Work required. Scan the entries below for the word "less". Copy each line that has it.

Collection entries:
[Start of Attachment]
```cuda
__device__ __forceinline__ uint32_t smem_u32(const void *p) {
    return (uint32_t)__cvta_generic_to_shared(p);
}
__device__ __forceinline__ void mbar_init(uint64_t *bar, uint32_t count) {
    asm volatile("mbarrier.init.shared::cta.b64 [%0], %1;" ::"r"(smem_u32(bar)), "r"(count) : "memory");
}
__device__ __forceinline__ void mbar_expect_tx(uint64_t *bar, uint32_t bytes) {
    asm volatile("mbarrier.arrive.expect_tx.shared::cta.b64 _, [%0], %1;" ::"r"(smem_u32(bar)), "r"(bytes)
                 : "memory");
}
__device__ __forceinline__ void mbar_arrive(uint64_t *bar) {
    asm volatile("mbarrier.arrive.shared::cta.b64 _, [%0];" ::"r"(smem_u32(bar)) : "memory");
}
__device__ __forceinline__ void mbar_wait(uint64_t *bar, uint32_t parity) {
    asm volatile(
        "{\n"
        ".reg .pred p;\n"
        "WAIT_%=:\n"
        "mbarrier.try_wait.parity.shared::cta.b64 p, [%0], %1;\n"
        "@p bra DONE_%=;\n"
        "bra WAIT_%=;\n"
        "DONE_%=:\n"
        "}\n" ::"r"(smem_u32(bar)),
        "r"(parity)
        : "memory");
}
__device__ __forceinline__ void mbar_wait_parked(uint64_t *bar, uint32_t parity) {
    asm volatile(
        "{\n"
        ".reg .pred p;\n"
        "WAITP_%=:\n"
        "mbarrier.try_wait.parity.shared::cta.b64 p, [%0], %1, %2;\n"
        "@p bra DONEP_%=;\n"
        "bra WAITP_%=;\n"
        "DONEP_%=:\n"
        "}\n" ::"r"(smem_u32(bar)),
        "r"(parity), "r"(4000u)
        : "memory");
}
__device__ __forceinline__ void tma_bulk_g2s(void *dst, const void *src, uint32_t bytes, uint64_t *bar) {
    asm volatile(
        "cp.async.bulk.shared::cluster.global.mbarrier::complete_tx::bytes [%0], [%1], %2, [%3];" ::"r"(
            smem_u32(dst)),
        "l"(src), "r"(bytes), "r"(smem_u32(bar))
        : "memory");
}

}
```

pyrad_b200/csrc/k2_line_sum.cuh:

```cuda
#pragma once
#include "common.cuh"
#include "k3_stream.cuh"

namespace prb {

__device__ __forceinline__ float rcp_approx(float x) {
    float r;
    asm("rcp.approx.ftz.f32 %0, %1;" : "=f"(r) : "f"(x));
    return r;
}
__device__ __forceinline__ float ex2_approx(float x) {
    float r;
    asm("ex2.approx.ftz.f32 %0, %1;" : "=f"(r) : "f"(x));
    return r;
}

__device__ __forceinline__ void tma_bulk_s2g(void *dst, const void *src, uint32_t bytes) {
    asm volatile("cp.async.bulk.global.shared::cta.bulk_group [%0], [%1], %2;" ::"l"(dst), "r"(smem_u32(src)), "r"(bytes)
                 : "memory");
}
__device__ __forceinline__ void consumer_barrier() {
    asm volatile("bar.sync 1, %0;" ::"n"(K2_CONSUMERS * 32) : "memory");
}

__device__ __forceinline__ int warp_lower_bound(const int32_t *__restrict__ idx, int lo, int hi, long long key) {
    const int lane = threadIdx.x & 31;
    while (hi > lo) {
        const int span = hi - lo;
        const int step = (span + 31) >> 5;
        int pos = lo + (lane + 1) * step - 1;
        pos = pos < hi - 1 ? pos : hi - 1;
        const bool less = (long long)__ldg(idx + pos) < key;
        const unsigned m = __ballot_sync(0xffffffffu, less);
        const int c = __popc(m);
        int nlo = lo, nhi = hi;
        if (c > 0) { int p = lo + c * step - 1; p = p < hi - 1 ? p : hi - 1; nlo = p + 1; }
        if (c < 32) { int p = lo + (c + 1) * step - 1; p = p < hi - 1 ? p : hi - 1; nhi = p; }
        lo = nlo;
        hi = nhi;
    }
    return lo;
}

constexpr int K2_MAX_XSC = 8;
struct K2Layer {
    const float4 *recA;
    const float4 *recB;
    const float *recD;
    void *out;
    double inv_scale;
    int l_begin, l_end;
    int wm;
    int pad;
    double xsc_w[K2_MAX_XSC];
};
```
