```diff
@@ -488,7 +497,45 @@
       };
       const bool partial = (MT == 1) && !INT_ACC && QM == QM_NONE && wu.partial;
 
-      if (CB != CB_DGRAD && !partial && p.tma_store) {
+      if (BORROW && !partial && p.tma_store) {
+        const uint32_t tile_smem = smem_base + prev * STAGE_BYTES;
+        auto chunk_smem = [&](uint32_t q) { return q * 8192u < STAGE_BYTES ? tile_smem + q * 8192u : epi_base + (q * 8192u - STAGE_BYTES); };
+        const uint32_t rl = wq * 16u + (lane >> 2);
+        asm volatile("bar.sync 1, 256;" ::: "memory");
+#pragma unroll
+        for (int c = 0; c < BLOCK_N / 64; ++c) {
+          const uint32_t chunk = chunk_smem(cw * (BLOCK_N / 64) + c);
+#pragma unroll
+          for (int jj = 0; jj < 8; ++jj) {
+            const int j = c * 8 + jj;
+            uint32_t v[4];
+            frag(0, j, v);
+            epilogue(c0 + 8u * j, v);
+            const uint32_t cb = (8u * jj + 2u * (lane & 3u)) * 2u;
+#pragma unroll
+            for (int h = 0; h < 2; ++h) {
+              const uint32_t r = rl + 8u * h;
+              const uint32_t addr = chunk + r * 128u + ((((cb >> 4) ^ (r & 7u)) << 4) | (cb & 15u));
+              uint32_t packed;
+              if constexpr (OUT == OUT_BF16) asm("cvt.rn.bf16x2.f32 %0, %1, %2;" : "=r"(packed) : "r"(v[2 * h + 1]), "r"(v[2 * h]));
+              else asm("cvt.rn.f16x2.f32 %0, %1, %2;" : "=r"(packed) : "r"(v[2 * h + 1]), "r"(v[2 * h]));
+              asm volatile("st.shared.b32 [%0], %1;" ::"r"(addr), "r"(packed) : "memory");
+            }
+          }
+        }
+        fence_proxy_async_smem();
+        asm volatile("bar.sync %0, 128;" ::"r"(2u + cw) : "memory");
+        const int m_row0 = static_cast<int>(m_cta + cw * 64u);
+        if (t == 0 && m_row0 < static_cast<int>(p.M)) {
+#pragma unroll
+          for (int c = 0; c < BLOCK_N / 64; ++c) {
+            const uint32_t n0 = tc.n_blk * BLOCK_N + c * 64;
+            if (n0 < p.N) tma_store_3d(tma_out, chunk_smem(cw * (BLOCK_N / 64) + c), static_cast<int>(n0), m_row0, static_cast<int>(tc.b));
+          }
+          tma_store_commit();
+        }
+        held = true;
+      } else if (CB != CB_DGRAD && !partial && p.tma_store) {
         const uint32_t stage_smem = epi_base + cw * 8192u;
         const uint32_t rl = wq * 16u + (lane >> 2);
 #pragma unroll
```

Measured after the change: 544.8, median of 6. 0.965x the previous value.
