#define ROM_HIP(call)                                                                      \
  do {                                                                                     \
    hipError_t _e = (call);                                                                \
    if (_e != hipSuccess) {                                                                \
      rom_set_error("%s failed: %s (%s:%d)", #call, hipGetErrorString(_e), __FILE__, __LINE__); \
      return ROM_ERR_HIP;                                                                  \
    }                                                                                      \
  } while (0)

#define ROM_CHECK(cond, ...)      \
  do {                            \
// ... 157 lines not shown
  int nexp;
  int ncross, xb0;
  int T;
  int nslots;
  double* d_G = nullptr;
  double* d_Gs = nullptr;
  double* d_A0 = nullptr;
  double* d_Qp = nullptr;
  int* d_kmax = nullptr;
  int* d_epos = nullptr;
  int n_edges = 0;
  double ext_flops = 0;
  double* d_yhat = nullptr;
  double* d_dots = nullptr;
  double* d_W = nullptr;
  double* d_g = nullptr;
  TileDesc* d_desc = nullptr;
  GenTerm* d_terms = nullptr;
  double* d_pool = nullptr;
  int* d_pairs = nullptr;
  int* d_alist = nullptr;
  int* d_aoff = nullptr;
  int npairs = 0;
  double* d_pool_acc = nullptr;
  int* d_wmeta = nullptr;
  int wp0[5] = {};
  int* d_s1_items = nullptr;
  int* d_s1_citems = nullptr;
  int* d_kptr = nullptr;
  int* d_kpair = nullptr;
  int* d_colptr = nullptr;
  int* d_colrow = nullptr;
  int* d_colti = nullptr;
  double* d_Bt = nullptr;
  double* d_P = nullptr;
  double* d_vec = nullptr;
  RhsTerm* d_rhs = nullptr;
  PreEdge* d_pre = nullptr;
  ExpEdge* d_exp = nullptr;
  int* d_xred = nullptr;
  int* d_scb = nullptr;
  int spos0 = 0, nsc = 0, n_all_edges = 0;
  CoefGroup* d_groups = nullptr;
  double* d_cm = nullptr;
  int* d_item_group = nullptr;
  int* d_item_k = nullptr;
  int ncoef = 0;
  int* d_item_cf = nullptr;
  int* d_ctask = nullptr;
  int nctask = 0, ncf = 0;
  bool lds_optin_coef = false;
  bool fused1 = false;
  bool sw_no_fused = false, sw_no_ext128 = false, sw_no_fold = false;
  int sw_x128_sys_fast = -1;
  size_t gs_bytes = 0;
  int sw_ext_flat = -1;
  bool sw_coef_global = false;
  bool sw_no_tile_pairs = false;
  bool sw_no_tile_stream = false;
  DenseGroup* d_dgroups = nullptr;
  int* d_dweight = nullptr;
  int* d_ditem_group = nullptr;
  int* d_ditem_k = nullptr;
  double* d_dmat = nullptr;
  int ndg = 0, ndi = 0;
  int nrhs = 0;
  BlockSide* d_sides = nullptr;
  int* d_lr_blocks = nullptr;
  std::vector<int> lr_blocks_host;
  int* d_gen_blocks = nullptr;
  int n_lr_blocks = 0, n_gen_blocks = 0, lr_nch = 0;
  int* d_vmap = nullptr;
  int* d_scat = nullptr;
  int nscat = 0;
  std::vector<TileDesc> desc;
  std::vector<int> slot_of, kptr, kpair, colptr, colrow, colti, diag_slot;
  std::vector<BlockSide> sides;
  std::vector<int> ranks;
  double flops_solve = 0, bytes_solve = 0;
  void* fmap = nullptr;
  double* d_riesz = nullptr;
  double* d_green = nullptr;
  double* d_L = nullptr;
  double* d_invL = nullptr;
  double* d_y = nullptr;
  int ws_M = 0;
};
[End of Attachment]
Answer space.
        const bool less = (long long)__ldg(idx + pos) < key;
        const unsigned m = __ballot_sync(0xffffffffu, less);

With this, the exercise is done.